Sur la route, d’énormes nuages noirs apparaissent devant nous. A quelques kilomètres de notre destination, une pluie torrentielle s’abat sur nous jusqu’à l’arrivée à notre ultime casa. Nous prenons possession de notre petite chambre et regardons par la fenêtre en attendant que la pluie cesse. Dans l’après-midi, nous profitons d’une éclaircie pour nous aventurer dehors. On découvre une petite ville quadrillée, parsemée de coquets pavillons et de palmiers. Les quelques personnes que nous croisons sont essentiellement des touristes. On aperçoit des voitures modernes et même des panneaux publicitaires. Varadero est une enclave. Nous avons une pensée pour ceux qui disent avoir voyagé à Cuba alors qu’ils n’ont vu qu’une annexe de Miami sans aucun rapport avec le reste de l’île. Nous nous avançons jusqu’à la plage. Le sable est blanc et l’eau turquoise mais déchaînée. Il est facile de s’imaginer un petit paradis quand la météo est de la partie, mais là c’est un véritable enfer. D’autant plus que la pluie recommence à tomber. On parviendra à ressortir en début de soirée pour s’attabler dans un restaurant.
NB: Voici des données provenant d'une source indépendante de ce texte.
__device__ __forceinline__ __half2 h2_min3(__half2 a, __half2 b, __half2 c) { return __hmin2(__hmin2(a, b), c); }
__device__ __forceinline__ __half2 h2_inf() {
    const uint32_t bits = 0x7C007C00u;
    return *reinterpret_cast<const __half2*>(&bits);
}
__device__ __forceinline__ __half2 h2_zero() {
    const uint32_t bits = 0u;
    return *reinterpret_cast<const __half2*>(&bits);
}
__device__ __forceinline__ __half2 h2_combine(__half2 a, __half2 b) {
    const uint32_t r = __byte_perm(*reinterpret_cast<uint32_t*>(&a), *reinterpret_cast<uint32_t*>(&b), 0x7610);
    return *reinterpret_cast<const __half2*>(&r);
}
__device__ __forceinline__ int h2_len_of(const int4& sc, int e) { return (int)((((e < 4) ? (uint32_t)sc.x : (uint32_t)sc.y) >> (8 * (e & 3))) & 0xFFu); }
__device__ __forceinline__ int h2_seg_of(const int4& sa, const int4& sb, int e) {
    return e == 0 ? sa.x : e == 1 ? sa.y : e == 2 ? sa.z : e == 3 ? sa.w : e == 4 ? sb.x : e == 5 ? sb.y : e == 6 ? sb.z : sb.w;
}
__device__ __forceinline__ uint32_t h2_selp(uint32_t a, uint32_t b, int pick_a) {
    uint32_t r;
    asm("{\n.reg .pred q;\nsetp.ne.s32 q, %3, 0;\nselp.b32 %0, %1, %2, q;\n}\n" : "=r"(r) : "r"(a), "r"(b), "r"(pick_a));
    return r;
}
__device__ __forceinline__ __half2 h2_pick4(const __half2* v, int r) {
    const uint32_t v0 = *reinterpret_cast<const uint32_t*>(&v[0]), v1 = *reinterpret_cast<const uint32_t*>(&v[1]);
    const uint32_t v2 = *reinterpret_cast<const uint32_t*>(&v[2]), v3 = *reinterpret_cast<const uint32_t*>(&v[3]);
    const uint32_t lo = h2_selp(v1, v0, r & 1), hi = h2_selp(v3, v2, r & 1);
    const uint32_t o = h2_selp(hi, lo, r & 2);
    return *reinterpret_cast<const __half2*>(&o);
}

template <int NG>
__device__ __forceinline__ void h2_band(const __half2 (&tm0)[4 * NG], const __half2 (&tm1)[4 * NG], __half2 (&d)[4 * NG], __half2 dinit, __half2 (&c0l)[4]) {
    __half2 left0 = h2_inf(), diag0 = dinit, left1 = h2_inf();
#pragma unroll
    for (int j = 0; j < 4 * NG; j++) {
        const __half2 up0 = d[j];
        const __half2 c0 = __hadd2(tm0[j], h2_min3(left0, up0, diag0));
        const __half2 c1 = __hadd2(tm1[j], h2_min3(left1, c0, left0));
        diag0 = up0;
        left0 = c0;
        left1 = c1;
        d[j] = c1;
        if (j >= 4 * (NG - 1)) c0l[j - 4 * (NG - 1)] = c0;
    }
}
template <int NG>
__device__ __forceinline__ void h2_band_io(const __half2 (&tm0)[4 * NG], const __half2 (&tm1)[4 * NG], __half2 (&d)[4 * NG], __half2 l0, __half2 dg0,
                                           __half2 l1, __half2 (&c0l)[4], __half2& o0, __half2& o1) {
    __half2 left0 = l0, diag0 = dg0, left1 = l1;
#pragma unroll
    for (int j = 0; j < 4 * NG; j++) {
        const __half2 up0 = d[j];
        const __half2 c0 = __hadd2(tm0[j], h2_min3(left0, up0, diag0));
        const __half2 c1 = __hadd2(tm1[j], h2_min3(left1, c0, left0));
        diag0 = up0;
        left0 = c0;
        left1 = c1;
        d[j] = c1;
        if (j >= 4 * (NG - 1)) c0l[j - 4 * (NG - 1)] = c0;
    }
    o0 = left0, o1 = left1;
}
template <int NG>
__device__ __forceinline__ void h2_band_row_io(const __half2 (&tm)[4 * NG], __half2 (&d)[4 * NG], __half2 l0, __half2 dg0, __half2& o0) {
    __half2 left = l0, diag = dg0;
#pragma unroll
    for (int j = 0; j < 4 * NG; j++) {
        const __half2 up = d[j];
        const __half2 cur = __hadd2(tm[j], h2_min3(left, up, diag));
        diag = up;
        left = cur;
        d[j] = cur;
    }
    o0 = left;
}
template <int NG>
__device__ __forceinline__ void h2_band_row(const __half2 (&tm)[4 * NG], __half2 (&d)[4 * NG], __half2 dinit) {
    __half2 left = h2_inf(), diag = dinit;
#pragma unroll
    for (int j = 0; j < 4 * NG; j++) {
        const __half2 up = d[j];
        const __half2 cur = __hadd2(tm[j], h2_min3(left, up, diag));
        diag = up;
        left = cur;
        d[j] = cur;
    }
}
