+static int head_branch_grid(int64_t ntiles) {
+  static int per_cu = 0;
+  if (!per_cu) {
+    int n = 0;
+    if (hipOccupancyMaxActiveBlocksPerMultiprocessor(
+            &n, reinterpret_cast<const void*>(head_branch_bwd_kernel), 512, 0) != hipSuccess)
+      n = 1;
+    per_cu = n < 1 ? 1 : n;
+  }
+  int64_t grid = g_head_branch_grid > 0 ? g_head_branch_grid : 256 * per_cu;
+  if (grid > kHbMaxGrid) grid = kHbMaxGrid;
+  return (int)(grid < ntiles ? grid : ntiles);
+}
 
 }
 
@@ -1333,7 +1618,8 @@
   const int prev = (g_adj_stream ? 0 : 1) | (g_upsum_tight ? 0 : 2) | (g_adj_fused ? 0 : 4) |
                    (g_upsum_one ? 0 : 8) | (g_head_red_u == 4 ? 16 : 0) |
                    (g_head_app_u == 4 ? 32 : 0) | (g_fuse_adj3 ? 64 : 0) |
-                   (g_relu_dual_q ? 0 : 128) | (g_adj_band == 32 ? 0 : g_adj_band << 8);
+                   (g_relu_dual_q ? 0 : 128) | (g_adj_band == 32 ? 0 : g_adj_band << 8) |
+                   (g_head_branch ? 0 : 1 << 16) | (g_head_branch_grid << 17);
   g_adj_stream = (algo & 1) ? 0 : 1;
   g_upsum_tight = (algo & 2) ? 0 : 1;
   g_adj_fused = (algo & 4) ? 0 : 1;
@@ -1344,7 +1630,52 @@
   g_relu_dual_q = (algo & 128) ? 0 : 1;
   const int band = (algo >> 8) & 0xff;
   g_adj_band = band >= 8 && band % 8 == 0 ? band : 32;
+  g_head_branch = (algo & (1 << 16)) ? 0 : 1;
+  const int hb_grid = (algo >> 17) & 0x3ff;
+  g_head_branch_grid = hb_grid <= kHbMaxGrid ? hb_grid : kHbMaxGrid;
   return prev;
+}
+
+int64_t vae2_head_branch_bwd_ws_size(const vae2_act* gd, const vae2_act* xd) {
+  return head_branch_ok(gd, xd) ? (int64_t)kHbMaxGrid * kHbSlab : 0;
+}
+
+int vae2_head_branch_bwd(const float* g, const vae2_act* gd, const float* x,
+                         const vae2_act* xd, const float* w, int64_t ld, float* dx,
+                         const vae2_act* dxd, float beta, float* dw, int accumulate, float* ws,
+                         int64_t ws_size, void* stream) {
+  const char* fn = "vae2_head_branch_bwd";
+  VAE2_REQUIRE(head_branch_ok(gd, xd), fn,
+               "unsupported case (vae2_head_branch_bwd_ws_size returns 0 for it)");
+  VAE2_REQUIRE(g && x && w && (dx || dw) && (uintptr_t)g % 16 == 0 && ld >= xd->c &&
+                   ld < (1 << 20), fn, "bad arguments (g must be 16-byte aligned)");
+  VAE2_REQUIRE(!dx || (act_ok(dxd) && dxd->n == xd->n && dxd->h == xd->h && dxd->w == xd->w &&
+                       dxd->c == xd->c && (dxd->ps % 4 == 0 || act_pixels(dxd) == 1) &&
+                       (uintptr_t)dx % 16 == 0 &&
+                       act_pixels(dxd) * dxd->ps * 4 < (1ll << 31)), fn,
+               "dx shape mismatch (x's shape, 16-byte aligned pixels)");
+  VAE2_REQUIRE(!dw || (ws && ws_size >= (int64_t)kHbMaxGrid * kHbSlab), fn,
+               "workspace too small");
+  HeadBranch p{};
+  const int64_t P = act_pixels(gd);
+  p.g = g; p.x = x; p.w = w; p.dx = dx; p.part = dw ? ws : nullptr;
+  p.g_bytes = (uint32_t)(((P - 1) * gd->ps + (gd->c + 3) / 4 * 4) * 4);
+  p.x_bytes = (uint32_t)(((P - 1) * xd->ps + xd->c) * 4);
+  p.w_bytes = (uint32_t)(((gd->c - 1) * ld + xd->c) * 4);
+  p.dx_bytes = dx ? (uint32_t)(P * dxd->ps * 4) : 0u;
+  p.g_ps = (int)gd->ps; p.x_ps = (int)xd->ps; p.w_ld = (int)ld;
+  p.dx_ps = dx ? (int)dxd->ps : 0;
+  p.C = (int)gd->c; p.cin = (int)xd->c; p.P = (int)P;
+  p.ntiles = (int)ceil_div(P, kHbPx);
+  p.beta = beta;
+  const int grid = head_branch_grid(p.ntiles);
+  hipStream_t st = as_stream(stream);
+  VAE2_LAUNCH(head_branch_bwd_kernel, dim3((unsigned)grid), dim3(512), 0, st, p);
+  int rc = check_launch(fn);
+  if (rc || !dw) return rc;
+  VAE2_LAUNCH(head_branch_dw_reduce_kernel, dim3((unsigned)ceil_div(p.C * p.cin, 64)),
+              dim3(1024), 0, st, (const float*)ws, grid, p.C, p.cin, dw, (int)ld, accumulate);
+  return check_launch(fn);
 }
 
 int vae2_upsample_bilinear_bwd_multi(const float* dy, const vae2_act* dyd, int n,
diff --git a/vae-2_amd/vae2/_lib.py b/vae-2_amd/vae2/_lib.py
--- a/vae-2_amd/vae2/_lib.py
+++ b/vae-2_amd/vae2/_lib.py
@@ -183,6 +183,9 @@
                           c_vp, c_vp]),
     "vae2_avgpool2x2": (c_int, [c_vp, c_vp, c_i64, c_i64, c_i64, c_vp]),
     "vae2_heads_set_algo": (c_int, [c_int]),
+    "vae2_head_branch_bwd_ws_size": (c_i64, [P_ACT, P_ACT]),
+    "vae2_head_branch_bwd": (c_int, [c_vp, P_ACT, c_vp, P_ACT, c_vp, c_i64, c_vp, P_ACT, c_f32,
+                                     c_vp, c_int, c_vp, c_i64, c_vp]),
     "vae2_conv2d_multi": (c_int, [c_int, c_vp, c_vp]),
     "vae2_weighted_avgpool_fwd": (c_int, [c_vp, P_ACT, c_vp, c_vp, c_f32, c_vp, P_ACT, c_vp,
                                           c_i64, c_vp]),
diff --git a/vae-2_amd/vae2/heads.py b/vae-2_amd/vae2/heads.py
--- a/vae-2_amd/vae2/heads.py
+++ b/vae-2_amd/vae2/heads.py
@@ -196,6 +196,33 @@
                     xj = ys[j]
                     g, gp, ga = gs[j]
                     xjp, xja = act_of(xj)
+                    need_dx = ctx.needs_input_grad[2 + j]
+                    fsz = lib.vae2_head_branch_bwd_ws_size(ctypes.byref(ga), ctypes.byref(xja))
+                    if fsz > 0 and (wsink is not None or need_dx):
+                        first = dxs[j] is None
+                        if need_dx and first:
+                            dxs[j] = new_act(tuple(xj.shape), xj)
+                        dxp, dxa = act_of(dxs[j]) if need_dx else (None, xja)
+                        fws = _empty((fsz,), xj) if wsink is not None else None
+                        if prof.active():
+                            pj, cj = xja.n * xja.h * xja.w, xja.c
+                            nprod = (wsink is not None) + bool(need_dx)
+                            nby = pj * C + pj * cj + C * cj
+                            if need_dx:
+                                nby += pj * cj * (1 if first else 2)
+                            if wsink is not None:
+                                nby += 2 * C * cj + 2 * fsz
+                            prof.note(2.0 * pj * cj * C * nprod, 4.0 * nby,
+                                      prof.conv_label("head dgrad+wgrad" if nprod == 2 else
+                                                      "head dgrad" if need_dx else "head wgrad",
+                                                      cj, C, 1, 1, xja.h, xja.w))
+                        call("vae2_head_branch_bwd", gp, ctypes.byref(ga), xjp, ctypes.byref(xja),
+                             ctypes.c_void_p(w.data_ptr() + 4 * c0), C, dxp, ctypes.byref(dxa),
+                             0.0 if first else 1.0,
+                             ctypes.c_void_p(wsink.data_ptr() + 4 * c0) if wsink is not None
+                             else None, 1, ptr(fws), fsz, s)
+                        c0 += split[j]
+                        continue
                     if wsink is not None:
                         wsz2 = lib.vae2_conv2d_bwd_weight_ws_size(ctypes.byref(xja),
                                                                   ctypes.byref(ga), 1)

Le lendemain, après un copieux petit-déjeuner comme les hôtes savent si bien les faire dans les casas, nous grimpons dans le taxi pour rejoindre l’aéroport de La Havane. La route longe tour à tour le bord de mer, traverse des petits villages et s’enfonce dans la nature profonde. Nous en profitons pour faire le plein d’images. C’est avec un pincement au cœur que nous pénétrons dans le terminal. A peine le temps de passer les contrôles de sécurité, d’acheter quelques bouteilles de rhum supplémentaires et de grignoter un bout qu’il est l’heure d’embarquer. Notre voyage est terminé.
L’heure du bilan
Dans l’avion, nous profitons des 9h de vol pour faire le tri dans nos nombreux souvenirs, pour ancrer définitivement ces moments dans nos esprits, comme j’ai essayé de le faire modestement dans ce récit. Cuba mérite qu’on s’y rende, mais surtout qu’on s’en souvienne, que la médite, qu’on la passe au tamis de notre culture, de nos certitudes et de notre identité profonde. Dans ce pays, chaque instant, chaque odeur, chaque bruit est différent de ce que l’on connaît dans notre monde occidental. L’île est envoûtante, son peuple bouleversant. Chaque recoin est un trésor, chaque rencontre est un enrichissement. Les lieux sont à la fois éblouissants et mystérieux, emprunt d’une âme que l’on parvient à effleurer si l’on se donne la peine de prendre son temps. Les gens sont vrais, authentiques, emplis à la fois de simplicité et de spiritualité, concentrés sur l’essentiel et conscients de la joie d’être vivant. En descendant de l’avion, nous nous faisons la promesse qu’à chaque moment difficile, à chaque caprice, à chaque fois qu’on se plaindra de nos vies, nous penserons à Cuba. Nous penserons à Maïté et à Floyd. A Osmani et au Poète de la brouette. A Lazare, Jordan et Adrián.
Nous retrouvons notre belle France, prêts à reprendre le cours de nos existences à jamais enrichies par cette expérience hors du commun. On a l’impression d’être partis des mois, mais rien ne semble avoir bougé ici durant ces quinze jours. L’hiver est là, Noël approche, et le pays est toujours en proie aux grèves. D’ailleurs, il va falloir trouver un train pour rentrer à Nîmes, le nôtre a été supprimé. La SNCF en trouve un à destination d’Avignon. C’est un peu la galère, il faudra venir nous chercher, et ma Petite Chose qui prend son service dès le lendemain à 6h va se coucher tard. Mais comme on dit à Cuba, « c’est la vie ».